Introducing Python

Introducing Python#

This chapter covers the material for about the first month of the course, which is a basic introduction to Python. This is not an introduction to computer science. Our focus is on how to use Python as a tool for working with data. As such, our focus is on:

  • learning the fundamentals of Python

  • learning the fundamentals of programming logic

  • understanding and debugging code

  • using Python for data science, including:

    • reading data

    • manipulating/processing data (e.g., extracting specific data, splitting data according to variables, applying functions, combining data)

    • exploratory data analysis

    • basic statistical analyses of data sets

Each section of this chapter is a lesson, which will probably take you about 1-1.5 hours to complete. Each lesson is a Jupyter notebook, and you can download all of the Jupyter notebooks (and any necessary data files) for each chapter from the course’s GitHub page. If you’re taking the course at Dalhousie University, you can also get the notebooks from the course GitHub Classroom.
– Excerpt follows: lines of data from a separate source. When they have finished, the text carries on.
# parsaeskandar/pangenome-index

Measured on AMD Instinct MI355X. Metric: find_mems reads/sec (150 bp batch), higher is better.
Workload: dtype u64

## Files before the change

### include/pgx.h

```cpp
#ifndef PGX_H
#define PGX_H

#include <stddef.h>
#include <stdint.h>

#ifdef __cplusplus
extern "C" {
#endif

#define PGX_ABI_VERSION 7

typedef enum {
    PGX_OK = 0,
    PGX_ERR_IO = 1,
    PGX_ERR_FORMAT = 2,
    PGX_ERR_UNSUPPORTED = 3,
    PGX_ERR_NO_DEVICE = 4,
    PGX_ERR_HIP = 5,
    PGX_ERR_ARG = 6,
    PGX_ERR_NOMEM = 7
} pgx_status;

#define PGX_MODE_COMPAT 0u
#define PGX_MODE_STRICT 1u
// ... 164 lines not shown
} pgx_timing;

#define PGX_KERNELS_FM 0x1u
#define PGX_KERNELS_FM_SEEDED 0x2u
#define PGX_KERNELS_FM_NARROW 0x4u
#define PGX_KERNELS_FM_KIND_SHIFT 3
#define PGX_KERNELS_FM_LDS 0x20u
#define PGX_KERNELS_FM_REDO 0x40u
#define PGX_KERNELS_PAIRS 0x100u
#define PGX_KERNELS_PAIRS_S64 0x200u
#define PGX_KERNELS_PAIRS_COOP 0x400u
#define PGX_KERNELS_PAIRS_PACKED 0x800u
#define PGX_KERNELS_PAIRS_WIDE 0x1000u
#define PGX_KERNELS_PAIRS_LCE 0x2000u
#define PGX_KERNELS_SIDE 0x10000u
#define PGX_KERNELS_HEAVY 0x20000u
#define PGX_KERNELS_FM_MASK 0x3Fu
#define PGX_KERNELS_PAIRS_MASK 0x3F00u
uint32_t pgx_kernel_variants(uint32_t *out, uint32_t cap);

pgx_status pgx_batch_create(pgx_index *h, int device, const uint8_t *reads, const uint64_t *offsets,
                            uint64_t n_reads, pgx_batch **out);
pgx_status pgx_host_alloc(size_t bytes, void **out);
void pgx_host_free(void *p);
pgx_status pgx_batch_upload(pgx_batch *b, const uint8_t *reads, const uint64_t *offsets, uint64_t n_reads);
pgx_status pgx_batch_upload_packed(pgx_batch *b, const uint32_t *packed, const uint64_t *offsets, uint64_t n_reads, const uint64_t *side_ids,
                                   const uint8_t *side_bytes, uint64_t n_side);
pgx_status pgx_pack_reads(const uint8_t *reads, const uint64_t *offsets, uint64_t n_reads, uint32_t threads, uint32_t *packed, uint64_t *side_ids,
                          uint64_t side_ids_cap, uint8_t *side_bytes, uint64_t side_bytes_cap, uint64_t *n_side, uint64_t *n_side_bytes);
#define PGX_READS_LINES 0u
// ... 76 lines not shown
```

### pangenome-index_amd/csrc/pgx_batch.hip

```cpp
#include <memory>
#include <string>
#include <thread>

#include "pgx_runtime_internal.hpp"

struct pgx_chunk { uint64_t r0, r1, slot_base, slots; };

struct pgx_batch {
    pgx_index *h = nullptr;
    pgx_device_image *dimg = nullptr;
    int device = 0;
    hipStream_t own = nullptr;
    hipStream_t side = nullptr;
    hipEvent_t ev_side[2] = {nullptr, nullptr};
    bool class_valid = false, class_ok = false;
    uint64_t side_reads_est = 0;
    uint64_t n_reads = 0, read_bytes = 0;
    HostBuf h_off[2];
    int h_off_cur = 0;
    const uint64_t *h_offsets() const { return h_off[h_off_cur].as<uint64_t>(); }
    std::vector<pgx_chunk> chunks;
    bool plan_valid = false, slot_off_valid = false;
    uint64_t slot_off_min_len = 0;
    uint64_t plan_min_len = 0, plan_budget = 0;
// ... 302 lines not shown
    return PGX_OK;
    PGX_GUARD_END
}


struct RunKnobs {
    bool spec;
    bool arena;
    bool has_arena_cap;
    uint64_t arena_cap;
    uint64_t budget_slots;
    bool narrow;
    bool force_redo;
    bool pairs;
    bool side;
    bool packed;
    int coop;
    bool lce;
    bool has_wg_per_cu;
    int wg_per_cu;
    uint32_t heavy_ext;
    bool has_side_heavy_ext;
    uint32_t side_heavy_ext;
    bool debug_counters;
    bool fm_stats;
};

static RunKnobs read_run_knobs() {
    auto is_set = [](const char *name) { return std::getenv(name) != nullptr; };
    auto not_zero = [](const char *name) { const char *e = std::getenv(name); return !(e && e[0] == '0'); };
    RunKnobs k{};
    k.spec = not_zero("PGX_SPEC");
    k.arena = not_zero("PGX_SLOT_ARENA");
    if (const char *e = std::getenv("PGX_SLOT_ARENA_CAP")) { k.has_arena_cap = true; k.arena_cap = std::strtoull(e, nullptr, 10); }
    if (const char *e = std::getenv("PGX_SLOT_BUDGET_MB")) k.budget_slots = std::max<uint64_t>(1, std::strtoull(e, nullptr, 10)) * (1ull << 20) / sizeof(pgx_mem);
    k.narrow = not_zero("PGX_FM_NARROW");
    k.force_redo = is_set("PGX_FM_NARROW_FORCE_REDO");
    k.pairs = not_zero("PGX_FM_PAIRS");
    k.side = !is_set("PGX_FM_NO_SIDE");
    k.packed = not_zero("PGX_FM_PACKED");
    k.coop = -1;
    if (const char *e = std::getenv("PGX_FM_COOP")) k.coop = e[0] == '1';
    k.lce = not_zero("PGX_FM_LCE");
    if (const char *e = std::getenv("PGX_FM_WG_PER_CU")) { k.has_wg_per_cu = true; k.wg_per_cu = std::atoi(e); }
    k.heavy_ext = PGX_FM_HEAVY_EXT;
    if (const char *e = std::getenv("PGX_FM_HEAVY_EXT")) k.heavy_ext = (uint32_t)std::strtoul(e, nullptr, 10);
    if (const char *e = std::getenv("PGX_FM_SIDE_HEAVY_EXT")) { k.has_side_heavy_ext = true; k.side_heavy_ext = (uint32_t)std::strtoul(e, nullptr, 10); }
    k.debug_counters = is_set("PGX_DEBUG_COUNTERS");
    k.fm_stats = is_set("PGX_FM_STATS");
    return k;
}

static const void *find_mems_entry(bool in_lds, uint32_t kind, bool narrow, bool seeded) {
    using K = const void *;
// ... 15 lines not shown
static uint32_t find_mems_bits(bool in_lds, uint32_t kind, bool narrow, bool seeded) {
    return PGX_KERNELS_FM | (seeded ? PGX_KERNELS_FM_SEEDED : 0u) | (narrow ? PGX_KERNELS_FM_NARROW : 0u) | (kind << PGX_KERNELS_FM_KIND_SHIFT) | (in_lds ? PGX_KERNELS_FM_LDS : 0u);
}

static const void *find_mems_variant(bool in_lds, uint32_t kind, bool narrow, bool seeded, uint32_t &bits) {
    if (kind == 0) seeded = false;
    const void *f = find_mems_entry(in_lds, kind, narrow, seeded);
    if (!f) throw Error(PGX_ERR_UNSUPPORTED, "pgx_batch_run: no find_mems kernel for this image");
    bits = find_mems_bits(in_lds, kind, narrow, seeded);
    return f;
}
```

Video walkthroughs of each lesson are available on the course YouTube channel.

The best way to work through this material is to watch the video while working through the lesson yourself in VS Code, and be typing in the code (not cutting and pasting) to follow along with the instructor. The copies of these chapters in this textbook serve more as a reference that you can check back with later.

Deactivate AI for Now#

If you followed the instructions in the previous chapter, you will have set up VS Code to use the GitHub Copilot AI assistant. However, for these first lessons we recommend that you turn off Copilot. This is because the first lessons are designed to teach you the fundamentals of Python, and we want you to be typing in the code yourself, taking the time to understand it, and even making errors that you need to debug. This is how you learn. If you use Copilot, you will be tempted to just cut and paste the code, and you won’t learn as much. At best, it will just ]be generating a lot of suggested code that distracts you from the code you’re trying to write.
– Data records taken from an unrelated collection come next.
# bxlab/bx-python

Measured on AMD Instinct MI355X. Metric: M overlap-queries/s at 100M x 10M intervals (count-only), higher is better.
Workload: dtype int32

## Files before the change

### bx-python_amd/csrc/count_bitmap.hpp

```cpp
#pragma once

namespace bxmi {

constexpr int BM_NB = PT_NB;
constexpr unsigned BM_REC_ESC = 0xFFFFFFFFu;
constexpr int BM_MIN_SHIFT = 5;
constexpr int BM_GROUP_TILES = 64;
constexpr int BM_CHUNK = 65536;
constexpr int BM_HARD = 127;
constexpr int BM_LONG_CAP = 480;

struct BmGeom {
    int32_t cmin;
    int32_t cmax;
    int32_t shift;
    int32_t nce;
    int32_t ncs;
    int32_t stride;
    int32_t f;
    int32_t rshift;
    int32_t dshift;
};

__device__ __forceinline__ unsigned bm_len_esc(const BmGeom &g) { return (1u << (32 - g.rshift)) - 1u; }
// ... 69 lines not shown
    if ((int)threadIdx.x < npar) {
        po.segs[threadIdx.x] = c.seg[threadIdx.x];
        po.totals[threadIdx.x] = c.total[threadIdx.x];
    }
    for (int i = 0; i < npar; i++)
        for (int64_t t = c.seg[i].tile0 + threadIdx.x; t < c.seg[i].tile_end; t += T) po.tile_seg[t] = (unsigned short)i;
}

__global__ __launch_bounds__(256) void bm_params_kernel(BmSegChunk c, int first, BmSeg *__restrict__ segs, unsigned long long **__restrict__ totals,
                                                        unsigned short *__restrict__ tile_seg, unsigned long long *__restrict__ zero_u64, int n_zero,
                                                        int *__restrict__ n_items, unsigned *__restrict__ probe = nullptr,
                                                        unsigned long long *__restrict__ order_host = nullptr, unsigned long long order_seq = 0)
{
    if (first == 0 && blockIdx.x == 0) {
        for (int i = threadIdx.x; i < n_zero; i += 256) zero_u64[i] = 0ull;
        if (threadIdx.x == 0) *n_items = 0;
        if (probe) {
            const bool d = bm_probe_descent(c.seg[0].qs, c.seg[0].nq);
            if (threadIdx.x == 0) {
                if (d) *probe = 1u;
                if (order_host) *order_host = (order_seq << 1) | (d ? 1ull : 0ull);
            }
        }
    }
    const BmSeg &sg = c.seg[blockIdx.x];
    const int id = first + (int)blockIdx.x;
    if (threadIdx.x == 0) {
        segs[id] = sg;
        totals[id] = c.total[blockIdx.x];
    }
    for (int64_t t = sg.tile0 + threadIdx.x; t < sg.tile_end; t += 256) tile_seg[t] = (unsigned short)id;
}

struct OpMin {
    template <typename T>
    __device__ __forceinline__ T operator()(T a, T b) const
    {
        return a < b ? a : b;
    }
};

__device__ __forceinline__ int bm_rank_lt64(const int32_t *__restrict__ a, int n, long long x)
{
    int l = 0, h = n;
    while (l < h) {
        int mid = (int)(((unsigned)l + (unsigned)h) >> 1);
        if ((long long)a[mid] < x)
            l = mid + 1;
        else
            h = mid;
    }
    return l;
}

struct BmBounds {
    unsigned *bounds;
    int cmin, ulog, units;
};
__device__ __forceinline__ int bm_bounds_upto(const BmBounds &B, int x)
{
    if (x < B.cmin) return 0;
    const unsigned u = (((unsigned)x - (unsigned)B.cmin) >> B.ulog) + 1u;
    return u < (unsigned)(B.units + 1) ? (int)u : B.units + 1;
}

constexpr int BM_CHECK_CH = 256 * 16;
template <bool BOUNDS>
__device__ __forceinline__ bool bm_check_chunk(const int32_t *__restrict__ qs, int64_t nq, int64_t c, const BmBounds &B)
{
    const int64_t base = c * BM_CHECK_CH + 16 * (int64_t)threadIdx.x;
    bool descent = false;
    if (base + 17 <= nq) {
        const int4 *p = reinterpret_cast<const int4 *>(qs + base);
        const int4 a = p[0], b = p[1], d = p[2], e = p[3];
        const int nxt = qs[base + 16];
        descent = a.x > a.y || a.y > a.z || a.z > a.w || a.w > b.x || b.x > b.y || b.y > b.z || b.z > b.w || b.w > d.x || d.x > d.y ||
                  d.y > d.z || d.z > d.w || d.w > e.x || e.x > e.y || e.y > e.z || e.z > e.w || e.w > nxt;
        if (BOUNDS && !descent && bm_bounds_upto(B, a.x) != bm_bounds_upto(B, nxt)) {
            const int v[17] = {a.x, a.y, a.z, a.w, b.x, b.y, b.z, b.w, d.x, d.y, d.z, d.w, e.x, e.y, e.z, e.w, nxt};
#pragma unroll
            for (int i = 0; i < 16; i++)
                for (int u = bm_bounds_upto(B, v[i]); u < bm_bounds_upto(B, v[i + 1]); u++) B.bounds[u] = (unsigned)(base + i + 1);
        }
    } else {
        for (int64_t i = base; i + 1 < nq && i < base + 16; i++) {
            descent |= qs[i] > qs[i + 1];
            if (BOUNDS && qs[i] <= qs[i + 1])
                for (int u = bm_bounds_upto(B, qs[i]); u < bm_bounds_upto(B, qs[i + 1]); u++) B.bounds[u] = (unsigned)(i + 1);
        }
    }
    return descent;
}

__device__ __forceinline__ void bm_bounds_outer(const int32_t *__restrict__ qs, int64_t nq, const BmBounds &B)
{
    const int first = bm_bounds_upto(B, qs[0]), last = bm_bounds_upto(B, qs[nq - 1]);
    for (int u = 0; u < first; u++) B.bounds[u] = 0u;
    for (int u = last; u <= B.units; u++) B.bounds[u] = (unsigned)nq;
}
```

You can turn off Copilot by clicking on the Copilot icon (which looks kind of like a cute alien face) in the bottom left corner of the VS Code window, and then clicking on the “Turn off” button. If you’re not sure which button this is, just slowly move your cursor over the bottom right icons until you see Deactivate Copilot You can turn it back on again later, when you want to, by clicking that same icon again.

Hint

After working through the lessons, either you can keep going with the course materials, or you may want to practice and reinforce the basics you’ve learned. If you want more practice with basic Python, try free sites like Coding Bat or HackerRank.

Origins of this material#

The lessons introducing Python are adapted from a workshop created by the Software Carpentry foundation. Software Carpentry releases their material as open source, under a license CC BY 4.0 that allows others to re-use and adapt the material, as long as the original source is attributed as I’m doing here.

The lessons use freely-available open source data from Gapminder, an independent Swedish foundation whose mission is to “fight devastating ignorance with a fact-based worldview everyone can understand.” Gapminder is perhaps most famous for the TED talks given by its co-founder, the late Dr. Hans Rosling (the other founders were Ola Rosling and Anna Rosling Rönnlund). Dr. Rosling’s TED talk, The best statistics you’ve ever seen, became one of the most watched TED talks ever (nearly 15m views as of Feb. 4, 2021). The Gapminder data we will be working with here are a subset of those used in Dr. Rosling’s talk. Specifically, the data are gross domestic product (GDP) of countries from around the world, over a time period from 1952 – 2007.

While we could introduce Python with virtually any data (including neuroscience data), the Gapminder data are relatively easy to understand without deep technical knowledge of a domain (GDP is a measure of a country’s wealth, and the data reflect how this change over time), the data files are open source and so support open sharing and transparency in science, and Dr. Rosling’s talks provide a colorful and interesting introduction to the data.

The original Software Carpentry workshop was created by Christina Koch, Milad Fatenejad, Tom Wright, Paul Ivanov, Greg Wilson, and Jens Nöckel. The original workshop was created in 2014, and has been updated since then.

We have adapted the Software Carpentry (SC) version of the workshop based on experience teaching it, and finding that some parts of the SC workshop were unclear, or assumed certain background knowledge (particularly mathematics) that was not universally held by our target audience, or that concepts in the SC workshop were presented in a sequence that was not intuitive to us. A section on pandas dataframes has also been added. We have great respect for the SC organization and its aims, and adapting and customizing the workshop is in the spirit of the open source movement and open educational resources.